*** Supplied data Section Begins ***

@@ -73,11 +128,34 @@
   float* dxin = dxc ? at<float>(workspace, sb.dxin) : nullptr;
   float* dxg = gd ? at<float>(workspace, sb.dx) : nullptr;
   const float wgt = gd ? (float)gd->weight : 0.f;
+  std::vector<float> sig;
+  edm_eval_sigma_list(t, gammas, sig);
+  const int n_ev = (int)sig.size();
+  const bool tables = sampler_tables_on() && n_ev <= SAMPLER_TABLE_ROWS;
+  const bool blend = fabsf(w) >= 0.001f && (cond != nullptr || dxc != nullptr);
+  const bool fuse = tables && !gd && !blend;
+  const int Ct = P.desc.cond_channels + P.desc.in_channels + (P.desc.dx_mode == MCEDM_DX_CAT ? P.desc.dx_channels : 0);
+  float* t_coefs4 = at<float>(workspace, sb.t_coefs4);
+  float* t_cnoise = at<float>(workspace, sb.t_cnoise);
+  Coef* t_coefin = at<Coef>(workspace, sb.t_coefin);
+  float* t_film = at<float>(workspace, sb.t_film);
+  if (tables) {
+    if ((rc = launch_precond_prepare_rows(sig.data(), n_ev, sd, P.desc.cond_channels, P.desc.in_channels,
+                                          P.desc.dx_mode == MCEDM_DX_CAT ? P.desc.dx_channels : 0, t_coefs4, t_cnoise, t_coefin, s))) return rc;
+    if ((rc = launch_plan_embedding(P, pk, t_cnoise, n_ev, t_film, s))) return rc;
+  }
+  int ev = 0;
   auto denoise = [&](double sigma, bool) -> int {
     int e = dxc ? guidance_dx(P.desc.cond_channels, *dxc, cond, h.x32, dxin, gscratch, B, H, W, s) : MCEDM_OK;
     if (e) return e;
-    e = denoise_impl(P, L, hd, pk, h.x32, dxin, nullptr, (float)sigma, 1, 1, cond, w, h.D, nullptr, uws, B, H, W, sd, s);
+    MCEDM_REQUIRE(ev < n_ev && sig[ev] == (float)sigma, "heun_sample: evaluation %d is not at the noise level of its table row", ev);
+    EvalTables row{t_coefs4 + 4 * (size_t)ev, t_cnoise + ev, t_coefin + (size_t)ev * Ct, t_film + (size_t)ev * P.film_rows, fuse ? 1 : 0};
+    e = denoise_impl(P, L, hd, pk, h.x32, dxin, nullptr, (float)sigma, 1, 1, cond, w, h.D, nullptr, uws, B, H, W, sd, s,
+                     tables ? &row : nullptr);
     if (e) return e;
+    h.F = fuse ? at<float>(uws, hd.F) : nullptr;
+    h.c4 = fuse ? row.coefs4 : nullptr;
+    ++ev;
     return gd ? guidance_dx(P.desc.cond_channels, *gd, cond, h.D, dxg, gscratch, B, H, W, s) : MCEDM_OK;
   };
 
diff --git a/m-cedm_amd/lib.py b/m-cedm_amd/lib.py
--- a/m-cedm_amd/lib.py
+++ b/m-cedm_amd/lib.py
@@ -14,7 +14,7 @@
     "mcedm_version", "mcedm_last_error", "mcedm_unet_plan_create", "mcedm_unet_plan_destroy",
     "mcedm_unet_param_count", "mcedm_unet_param_info", "mcedm_unet_packed_bytes", "mcedm_unet_pack_weights",
     "mcedm_unet_workspace_bytes", "mcedm_unet_forward", "mcedm_edm_denoise", "mcedm_sampler_workspace_bytes",
-    "mcedm_heun_sample", "mcedm_edm_t_steps", "mcedm_edm_loss", "mcedm_edm_noise_inputs",
+    "mcedm_heun_sample", "mcedm_edm_t_steps", "mcedm_edm_eval_sigmas", "mcedm_sampler_table_bytes", "mcedm_edm_loss", "mcedm_edm_noise_inputs",
     "mcedm_edm_denoise_backward", "mcedm_edm_denoise_backward_bucketed", "mcedm_unet_grad_buckets", "mcedm_sqnorm",
     "mcedm_adam_ema_step",
     "mcedm_swe_fv_step", "mcedm_swe_fv_residual", "mcedm_darcy_residual", "mcedm_swe_fv_guidance", "mcedm_darcy_guidance",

*** Supplied data Section Ends ***

**Prompt**
Each entry above must be repeated exactly, with nothing dropped.

**Answer space**
@@ -73,11 +128,34 @@
   float* dxin = dxc ? at<float>(workspace, sb.dxin) : nullptr;
   float* dxg = gd ? at<float>(workspace, sb.dx) : nullptr;
   const float wgt = gd ? (float)gd->weight : 0.f;
+  std::vector<float> sig;
+  edm_eval_sigma_list(t, gammas, sig);
+  const int n_ev = (int)sig.size();
+  const bool tables = sampler_tables_on() && n_ev <= SAMPLER_TABLE_ROWS;
+  const bool blend = fabsf(w) >= 0.001f && (cond != nullptr || dxc != nullptr);
+  const bool fuse = tables && !gd && !blend;
+  const int Ct = P.desc.cond_channels + P.desc.in_channels + (P.desc.dx_mode == MCEDM_DX_CAT ? P.desc.dx_channels : 0);
+  float* t_coefs4 = at<float>(workspace, sb.t_coefs4);
+  float* t_cnoise = at<float>(workspace, sb.t_cnoise);
+  Coef* t_coefin = at<Coef>(workspace, sb.t_coefin);
+  float* t_film = at<float>(workspace, sb.t_film);
+  if (tables) {
+    if ((rc = launch_precond_prepare_rows(sig.data(), n_ev, sd, P.desc.cond_channels, P.desc.in_channels,
+                                          P.desc.dx_mode == MCEDM_DX_CAT ? P.desc.dx_channels : 0, t_coefs4, t_cnoise, t_coefin, s))) return rc;
+    if ((rc = launch_plan_embedding(P, pk, t_cnoise, n_ev, t_film, s))) return rc;
+  }
+  int ev = 0;
   auto denoise = [&](double sigma, bool) -> int {
     int e = dxc ? guidance_dx(P.desc.cond_channels, *dxc, cond, h.x32, dxin, gscratch, B, H, W, s) : MCEDM_OK;
     if (e) return e;
-    e = denoise_impl(P, L, hd, pk, h.x32, dxin, nullptr, (float)sigma, 1, 1, cond, w, h.D, nullptr, uws, B, H, W, sd, s);
+    MCEDM_REQUIRE(ev < n_ev && sig[ev] == (float)sigma, "heun_sample: evaluation %d is not at the noise level of its table row", ev);
+    EvalTables row{t_coefs4 + 4 * (size_t)ev, t_cnoise + ev, t_coefin + (size_t)ev * Ct, t_film + (size_t)ev * P.film_rows, fuse ? 1 : 0};
+    e = denoise_impl(P, L, hd, pk, h.x32, dxin, nullptr, (float)sigma, 1, 1, cond, w, h.D, nullptr, uws, B, H, W, sd, s,
+                     tables ? &row : nullptr);
     if (e) return e;
+    h.F = fuse ? at<float>(uws, hd.F) : nullptr;
+    h.c4 = fuse ? row.coefs4 : nullptr;
+    ++ev;
     return gd ? guidance_dx(P.desc.cond_channels, *gd, cond, h.D, dxg, gscratch, B, H, W, s) : MCEDM_OK;
   };
 
diff --git a/m-cedm_amd/lib.py b/m-cedm_amd/lib.py
--- a/m-cedm_amd/lib.py
+++ b/m-cedm_amd/lib.py
@@ -14,7 +14,7 @@
     "mcedm_version", "mcedm_last_error", "mcedm_unet_plan_create", "mcedm_unet_plan_destroy",
     "mcedm_unet_param_count", "mcedm_unet_param_info", "mcedm_unet_packed_bytes", "mcedm_unet_pack_weights",
     "mcedm_unet_workspace_bytes", "mcedm_unet_forward", "mcedm_edm_denoise", "mcedm_sampler_workspace_bytes",
-    "mcedm_heun_sample", "mcedm_edm_t_steps", "mcedm_edm_loss", "mcedm_edm_noise_inputs",
+    "mcedm_heun_sample", "mcedm_edm_t_steps", "mcedm_edm_eval_sigmas", "mcedm_sampler_table_bytes", "mcedm_edm_loss", "mcedm_edm_noise_inputs",
     "mcedm_edm_denoise_backward", "mcedm_edm_denoise_backward_bucketed", "mcedm_unet_grad_buckets", "mcedm_sqnorm",
     "mcedm_adam_ema_step",
     "mcedm_swe_fv_step", "mcedm_swe_fv_residual", "mcedm_darcy_residual", "mcedm_swe_fv_guidance", "mcedm_darcy_guidance",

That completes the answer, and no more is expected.